When a rescue boat finally landed at the small rock almost four months after the death of Griffith, they discovered the rotted corpse on the gallery and an emaciated, shell-shocked Howell inside. He was alive, but the prolonged exposure to the sight of the corpse had wounded him deep in his mind and soul.
It was said that even when he was finally on the mainland and brought into the care of his family and friends, many of them failed to recognize him.
Howell was alive, but there was very little of him left inside. Like an abandoned lighthouse, his flame had gone out.
EVEN THE LONELY ARE NEVER ALONE
Everyone loves a good ghost story. There is mystery and horror and moments that put you on the edge of your seat. They’re great around the campfire or the kitchen table, and they have a way of uniting people. Fear, after all, is a universal language.
But not every scary story has a ghost at the center of it, and while many frightening tales from the lighthouses of the world contain some element of the supernatural, perhaps it’s the stories without them that frighten us the most.
Isolation, loss, guilt, and hopelessness can happen to any of us, no matter where we live or what we’ve been through. Maybe that’s what makes the story of Thomas Howell so chilling: it could have happened to us if we had been in his shoes. And everything he experienced would be just as frightening and traumatic to you or me as it was to him.
Alone and isolated in tight quarters with dwindling supplies. The rotting corpse of the man he hated swinging in the wind and rain outside the window of his bedroom. And no sign of a rescue ship on the horizon, day by day, week by week, month by month. It’s a horror that would drive any of us mad.
Ironically, though, help had tried to reach him. Ships sailed. People watched. But every time they came close, they turned back, satisfied that everything was all right. It wasn’t the light that convinced them, though. It was something else, something that multiple ships and witnesses confirmed together afterward.
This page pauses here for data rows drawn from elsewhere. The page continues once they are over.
# mj-will/aspire

Measured on AMD Instinct MI355X. Metric: particle-steps/sec (N x n_steps), 1M particles d=32; log-evidence err vs ref, higher is better.
Workload: dtype f64

## Files before the change

### aspire_amd/csrc/asmc_flow_dev.h

```cpp
#pragma once
#include "asmc_common.h"

typedef float floatx16 __attribute__((ext_vector_type(16)));


__device__ __forceinline__ float flow_standardise(float x, float loc, float scale, float rcp) {
    const float a = x - loc;
    const float q0 = a * rcp;
    const float r = fmaf(-scale, q0, a);
    return fmaf(r, rcp, q0);
}

typedef float flow_std2 __attribute__((ext_vector_type(2)));
__device__ __forceinline__ flow_std2 flow_standardise2(flow_std2 x, flow_std2 loc, flow_std2 scale, flow_std2 rcp) {
    const flow_std2 a = x - loc;
    const flow_std2 q0 = a * rcp;
    const flow_std2 r = __builtin_elementwise_fma(-scale, q0, a);
    return __builtin_elementwise_fma(r, rcp, q0);
}

template <bool INVERSE>
__device__ __forceinline__ void flow_affine(float& x, float sraw, float t, float& ladj, int form) {
    if (form == 0) {
        const float sv = 2.0f - 4.0f * __builtin_amdgcn_rcpf(__expf(sraw) + 1.0f);
// ... 355 lines not shown
    ladj += lacc.x + lacc.y;
}

typedef unsigned flow_u4 __attribute__((ext_vector_type(4)));

template <bool RELU, bool NOP = true, bool PROP = false>
__device__ __forceinline__ void split2_f16(float x0, float x1, unsigned& hp, unsigned& lp) {
    const float v0 = !RELU ? x0 : PROP ? __builtin_elementwise_maximum(x0, 0.0f) : __int_as_float(max(__float_as_int(x0), 0));
    const float v1 = !RELU ? x1 : PROP ? __builtin_elementwise_maximum(x1, 0.0f) : __int_as_float(max(__float_as_int(x1), 0));
    typedef _Float16 half2v __attribute__((ext_vector_type(2)));
    const half2v h = half2v{(_Float16)v0, (_Float16)v1};
    half2v l;
    if (NOP)
        asm("v_fma_mixlo_f16 %0, %1, -1.0, %2 op_sel_hi:[1,0,0]\n\t"
            "v_fma_mixhi_f16 %0, %1, -1.0, %3 op_sel:[1,0,0] op_sel_hi:[1,0,0]\n\t"
            "s_nop 1"
            : "=&v"(l)
            : "v"(h), "v"(v0), "v"(v1));
    else
        asm("v_fma_mixlo_f16 %0, %1, -1.0, %2 op_sel_hi:[1,0,0]\n\t"
            "v_fma_mixhi_f16 %0, %1, -1.0, %3 op_sel:[1,0,0] op_sel_hi:[1,0,0]"
            : "=&v"(l)
            : "v"(h), "v"(v0), "v"(v1));
    hp = __builtin_bit_cast(unsigned, h);
    lp = __builtin_bit_cast(unsigned, l);
}
template <bool SIGNED>
__device__ __forceinline__ void split4_range(unsigned h0, unsigned h1, unsigned& amax_pk) {
    asm("v_pk_maximum3_f16 %0, %0, %1, %2" : "+v"(amax_pk) : "v"(h0), "v"(h1));
    if (SIGNED) asm("v_pk_maximum3_f16 %0, %0, %1, %2 neg_lo:[0,1,1] neg_hi:[0,1,1]" : "+v"(amax_pk) : "v"(h0), "v"(h1));
}
__device__ __forceinline__ float range_pk_max(unsigned amax_pk) {
    typedef _Float16 half2v __attribute__((ext_vector_type(2)));
    const half2v a = __builtin_bit_cast(half2v, amax_pk);
    const float a0 = (float)a[0], a1 = (float)a[1];
    return (a0 != a0 || a1 != a1) ? __builtin_nanf("") : __builtin_fmaxf(a0, a1);
}

template <int H, int W>
__device__ __forceinline__ void coupling_layer_hs2(const float (&condA)[H / 2], float (&transA)[H / 2], const float (&condB)[H / 2],
                                                   float (&transB)[H / 2], const float* __restrict__ lp, int lane, int hh,
                                                   float& ladjA, float& ladjB, unsigned& amaxA, unsigned& amaxB) {
    using FD = FlowDims<H, W>;
    static_assert(H == 16, "one K16 step over the conditioner inputs");
    constexpr int NB1 = FD::NB1, NB3 = FD::NB3, ST1 = H / 16, ST2 = 2 * NB1, G = ST1 + 2 * ST2;
    const float* b1 = lp;
    const float* b2 = b1 + NB1 * 32;
    const float* b3 = b2 + NB1 * 32;
    const float* a1f = b3 + NB3 * 32;
    const half8* A1 = reinterpret_cast<const half8*>(a1f) + lane;
    const half8* A2 = reinterpret_cast<const half8*>(a1f + W * H) + lane;
    const half8* A3 = reinterpret_cast<const half8*>(a1f + W * H + W * W) + lane;
    floatx16 h1A[NB1], h1B[NB1], h2A[NB1], h2B[NB1], oA[NB3], oB[NB3];
    acc_bias1<NB1>(h1A, b1, hh);
    acc_bias1<NB1>(h1B, b1, hh);
    auto src = [&](const float (&cond)[H / 2], const floatx16 (&h1)[NB1], const floatx16 (&h2)[NB1], int g, int j) -> float {
        if (g < ST1) return cond[8 * g + j];
        const int S = (g - ST1) % ST2;
        return g < ST1 + ST2 ? h1[S / 2][8 * (S % 2) + j] : h2[S / 2][8 * (S % 2) + j];
    };
    unsigned hpA[4], lpA[4], hpB[4], lpB[4];
    auto cvtA = [&](int g, int c) {
        const float e0 = src(condA, h1A, h2A, g, 2 * c), e1 = src(condA, h1A, h2A, g, 2 * c + 1);
        if (c == 3) {
            if (g < ST1) split2_f16<false, true>(e0, e1, hpA[c], lpA[c]);
            else split2_f16<true, true>(e0, e1, hpA[c], lpA[c]);
        } else {
            if (g < ST1) split2_f16<false, false>(e0, e1, hpA[c], lpA[c]);
            else split2_f16<true, false>(e0, e1, hpA[c], lpA[c]);
        }
        if (c & 1) {
            if (g < ST1) split4_range<true>(hpA[c - 1], hpA[c], amaxA);
            else split4_range<false>(hpA[c - 1], hpA[c], amaxA);
        }
    };
    auto cvtB = [&](int g, int c) {
        const float e0 = src(condB, h1B, h2B, g, 2 * c), e1 = src(condB, h1B, h2B, g, 2 * c + 1);
        if (c == 3) {
            if (g < ST1) split2_f16<false, true>(e0, e1, hpB[c], lpB[c]);
            else split2_f16<true, true>(e0, e1, hpB[c], lpB[c]);
        } else {
            if (g < ST1) split2_f16<false, false>(e0, e1, hpB[c], lpB[c]);
            else split2_f16<true, false>(e0, e1, hpB[c], lpB[c]);
        }
        if (c & 1) {
            if (g < ST1) split4_range<true>(hpB[c - 1], hpB[c], amaxB);
            else split4_range<false>(hpB[c - 1], hpB[c], amaxB);
        }
    };
    auto pack = [](const unsigned (&q)[4]) -> half8 { return __builtin_bit_cast(half8, flow_u4{q[0], q[1], q[2], q[3]}); };
    flow_f2 laccA = {0.0f, 0.0f}, laccB = {0.0f, 0.0f};
    auto epi = [&](const floatx16 (&o)[NB3], float (&trans)[H / 2], flow_f2& lacc, int c) {
        const int q = 2 * c;
        flow_affine2<false>(trans[q], trans[q + 1], o[q / 16][q % 16], o[(q + 1) / 16][(q + 1) % 16], o[(H / 2 + q) / 16][(H / 2 + q) % 16],
                            o[(H / 2 + q + 1) / 16][(H / 2 + q + 1) % 16], lacc, 0);
    };
#pragma unroll
    for (int c = 0; c < 4; c++) cvtA(0, c);
    half8 bhA = pack(hpA), blA = pack(lpA), bhB, blB;
    __builtin_amdgcn_sched_barrier(0);
#pragma unroll
    for (int g = 0; g < G; g++) {
        const int layer = g < ST1 ? 0 : g < ST1 + ST2 ? 1 : 2;
        const int S = layer == 0 ? g : (g - ST1) % ST2, ST = layer == 0 ? ST1 : ST2;
        const int NBO = layer == 2 ? NB3 : NB1;
        const half8* Ap = layer == 0 ? A1 : layer == 1 ? A2 : A3;
        half8 ah[NB1 > NB3 ? NB1 : NB3], al[NB1 > NB3 ? NB1 : NB3];
#pragma unroll
        for (int nb = 0; nb < NBO; nb++) {
            ah[nb] = Ap[(size_t)(2 * (nb * ST + S)) * 64];
            al[nb] = Ap[(size_t)(2 * (nb * ST + S) + 1) * 64];
        }
        if (layer == 1 && S == 0) {
            acc_bias1<NB1>(h2A, b2, hh);
            acc_bias1<NB1>(h2B, b2, hh);
        }
        if (layer == 2 && S == 0) {
            acc_bias1<NB3>(oA, b3, hh);
            acc_bias1<NB3>(oB, b3, hh);
        }
        const int NM = 3 * NBO;
#pragma unroll
        for (int m = 0; m < NM; m++) {
            const int k = m / NBO, nb = m % NBO;
            floatx16& acc = layer == 0 ? h1A[nb] : layer == 1 ? h2A[nb] : oA[nb];
            acc = __builtin_amdgcn_mfma_f32_32x32x16_f16(k < 2 ? ah[nb] : al[nb], k == 1 ? blA : bhA, acc, 0, 0, 0);
#pragma unroll
            for (int c = 0; c < 4; c++)
                if (c * NM / 4 == m) cvtB(g, c);
            __builtin_amdgcn_sched_barrier(0);
        }
        bhB = pack(hpB), blB = pack(lpB);
#pragma unroll
        for (int m = 0; m < NM; m++) {
            const int k = m / NBO, nb = m % NBO;
            floatx16& acc = layer == 0 ? h1B[nb] : layer == 1 ? h2B[nb] : oB[nb];
            acc = __builtin_amdgcn_mfma_f32_32x32x16_f16(k < 2 ? ah[nb] : al[nb], k == 1 ? blB : bhB, acc, 0, 0, 0);
#pragma unroll
            for (int c = 0; c < 4; c++)
                if (c * NM / 4 == m) {
                    if (g + 1 < G) cvtA(g + 1, c);
                    else epi(oA, transA, laccA, c);
                }
            __builtin_amdgcn_sched_barrier(0);
        }
        if (g + 1 < G) bhA = pack(hpA), blA = pack(lpA);
    }
#pragma unroll
    for (int c = 0; c < 4; c++) epi(oB, transB, laccB, c);
    ladjA += laccA.x + laccA.y;
    ladjB += laccB.x + laccB.y;
}

template <int H, int W, bool PREFETCH = true, int FORM = -1, bool PROP = false>
__device__ __forceinline__ void coupling_layer_hs1p(const float (&cond)[H / 2], float (&trans)[H / 2], const float* __restrict__ lp,
                                                    int lane, int hh, float& ladj, unsigned& amax, int form = 0) {
    using FD = FlowDims<H, W>;
    constexpr int NB1 = FD::NB1, NB3 = FD::NB3, ST1 = H / 16, ST2 = 2 * NB1, G = ST1 + 2 * ST2;
    constexpr int NBM = NB1 > NB3 ? NB1 : NB3;
    const float* b1 = lp;
    const float* b2 = b1 + NB1 * 32;
    const float* b3 = b2 + NB1 * 32;
    const float* a1f = b3 + NB3 * 32;
    const half8* A1 = reinterpret_cast<const half8*>(a1f) + lane;
    const half8* A2 = reinterpret_cast<const half8*>(a1f + W * H) + lane;
    const half8* A3 = reinterpret_cast<const half8*>(a1f + W * H + W * W) + lane;
#ifndef HS1P_EARLY_BIAS
#define HS1P_EARLY_BIAS 0
#endif
    floatx16 h1[NB1], h2[NB1], o[NB3];
    acc_bias1<NB1>(h1, b1, hh);
    if (HS1P_EARLY_BIAS >= 1) acc_bias1<NB1>(h2, b2, hh);
    auto src = [&](int g, int j) -> float {
        if (g < ST1) return cond[8 * g + j];
        const int S = (g - ST1) % ST2;
        return g < ST1 + ST2 ? h1[S / 2][8 * (S % 2) + j] : h2[S / 2][8 * (S % 2) + j];
    };
    auto first_of_layer = [](int g) { return g == 0 || g == ST1 || g == ST1 + ST2; };
    unsigned hp[4], lq[4];
    auto cvt = [&](int g, int c, bool last) {
        const float e0 = src(g, 2 * c), e1 = src(g, 2 * c + 1);
        if (last) {
            if (g < ST1) split2_f16<false, true, PROP>(e0, e1, hp[c], lq[c]);
            else split2_f16<true, true, PROP>(e0, e1, hp[c], lq[c]);
        } else {
            if (g < ST1) split2_f16<false, false, PROP>(e0, e1, hp[c], lq[c]);
            else split2_f16<true, false, PROP>(e0, e1, hp[c], lq[c]);
        }
        if (!PROP && (c & 1)) {
            if (g < ST1) split4_range<true>(hp[c - 1], hp[c], amax);
            else split4_range<false>(hp[c - 1], hp[c], amax);
        }
    };
    auto pack = [](const unsigned (&q)[4]) -> half8 { return __builtin_bit_cast(half8, flow_u4{q[0], q[1], q[2], q[3]}); };
    auto a_ptr = [&](int g) -> const half8* { return g < ST1 ? A1 : g < ST1 + ST2 ? A2 : A3; };
    auto a_load = [&](int g, half8 (&ah)[NBM], half8 (&al)[NBM]) {
        const int layer = g < ST1 ? 0 : g < ST1 + ST2 ? 1 : 2;
        const int S = layer == 0 ? g : (g - ST1) % ST2, ST = layer == 0 ? ST1 : ST2, NBO = layer == 2 ? NB3 : NB1;
        const half8* Ap = a_ptr(g);
#pragma unroll
        for (int nb = 0; nb < NBO; nb++) {
            ah[nb] = Ap[(size_t)(2 * (nb * ST + S)) * 64];
            al[nb] = Ap[(size_t)(2 * (nb * ST + S) + 1) * 64];
        }
    };
#pragma unroll
    for (int c = 0; c < 4; c++) cvt(0, c, c == 3);
    half8 bh = pack(hp), bl = pack(lq);
    half8 ah[NBM], al[NBM], ahn[NBM], aln[NBM];
    a_load(0, ah, al);
    __builtin_amdgcn_sched_barrier(0);
#pragma unroll
    for (int g = 0; g < G; g++) {
        const int layer = g < ST1 ? 0 : g < ST1 + ST2 ? 1 : 2;
        const int NBO = layer == 2 ? NB3 : NB1, NM = 3 * NBO;
        const bool more = g + 1 < G, overlap = more && !first_of_layer(g + 1);
        if (g == ST1 && HS1P_EARLY_BIAS < 1) acc_bias1<NB1>(h2, b2, hh);
        if (g == (HS1P_EARLY_BIAS >= 2 ? ST1 : ST1 + ST2)) acc_bias1<NB3>(o, b3, hh);
        if (PREFETCH && more) a_load(g + 1, ahn, aln);
#pragma unroll
        for (int m = 0; m < NM; m++) {
            const int k = m / NBO, nb = m % NBO;
            floatx16& acc = layer == 0 ? h1[nb] : layer == 1 ? h2[nb] : o[nb];
            acc = __builtin_amdgcn_mfma_f32_32x32x16_f16(k < 2 ? ah[nb] : al[nb], k == 1 ? bl : bh, acc, 0, 0, 0);
            if (overlap) {
#pragma unroll
                for (int c = 0; c < 4; c++)
                    if (c * NM / 4 == m) cvt(g + 1, c, c == 3);
            }
            __builtin_amdgcn_sched_barrier(0);
        }
        if (more) {
            if (!overlap) {
#pragma unroll
                for (int c = 0; c < 4; c++) cvt(g + 1, c, c == 3);
            }
            bh = pack(hp), bl = pack(lq);
            if (PREFETCH) {
#pragma unroll
                for (int nb = 0; nb < NBM; nb++) ah[nb] = ahn[nb], al[nb] = aln[nb];
            } else {
                a_load(g + 1, ah, al);
            }
            __builtin_amdgcn_sched_barrier(0);
        }
    }
    flow_f2 lacc = {0.0f, 0.0f};
#pragma unroll
    for (int q = 0; q < H / 2; q += 2)
        flow_affine2<false>(trans[q], trans[q + 1], o[q / 16][q % 16], o[(q + 1) / 16][(q + 1) % 16], o[(H / 2 + q) / 16][(H / 2 + q) % 16],
                            o[(H / 2 + q + 1) / 16][(H / 2 + q + 1) % 16], lacc, FORM >= 0 ? FORM : form);
    ladj += lacc.x + lacc.y;
}
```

Every time they got close, they could see, high up on the gallery surrounding the light, the shape of a man. But he wasn’t cal
ling for help, or beckoning them to come dock on the island. No, according to those who saw him, this man did nothing but lean against the rail and wave. Over and over again.
THE MESSAGE TAPPED through the wires with a frantic, urgent beat. A British listening post picked up the first transmission in June 1947. If the Morse code message had arrived with intensity and speed, the message it carried was more sobering, capable of stopping people in their tracks.
“We float,” it declared. “All officers, including the captain, are dead, lying in the chartroom and bridge.” And then, as if it were unknown and only a pessimistic guess, it added: “Possibly whole crew dead.”
It was 1947. The war that had ended less than two years prior was still a painful, vivid memory in the minds of most people. For the men working in a number of listening stations in the Pacific, it must have sounded like a nightmare.
The ship was identified as the Ourang Medan. Using a number of stations, both British and Dutch, a location was calculated based on the ship’s signals, and a rescue vessel was sent to the Strait of Malacca near Indonesia to lend assistance. Before they reached the troubled ship, one final message was received, this time in the form of a voice over the radio.
It simply said: “I die.”
NOTHING LEFT
The Silver Star was the first ship on the scene, and her crew attempted to signal the Ourang Medan with both whistle and lights. When no one aboard responded to their attempts, a small team was assembled, and they climbed into a boat and rowed over.
The rescue team first headed to the bridge, where the message had come from. Music echoed down the steel hallway as they approached, giving them hope. But when they stepped into the room, it was lifeless. The bodies of several members of the crew, along with that of the captain himself, were found still seated at their stations. The communications operator—most likely their source of the mysterious distress messages—was still at his console, hands on the dials and teeth bared in a savage grin.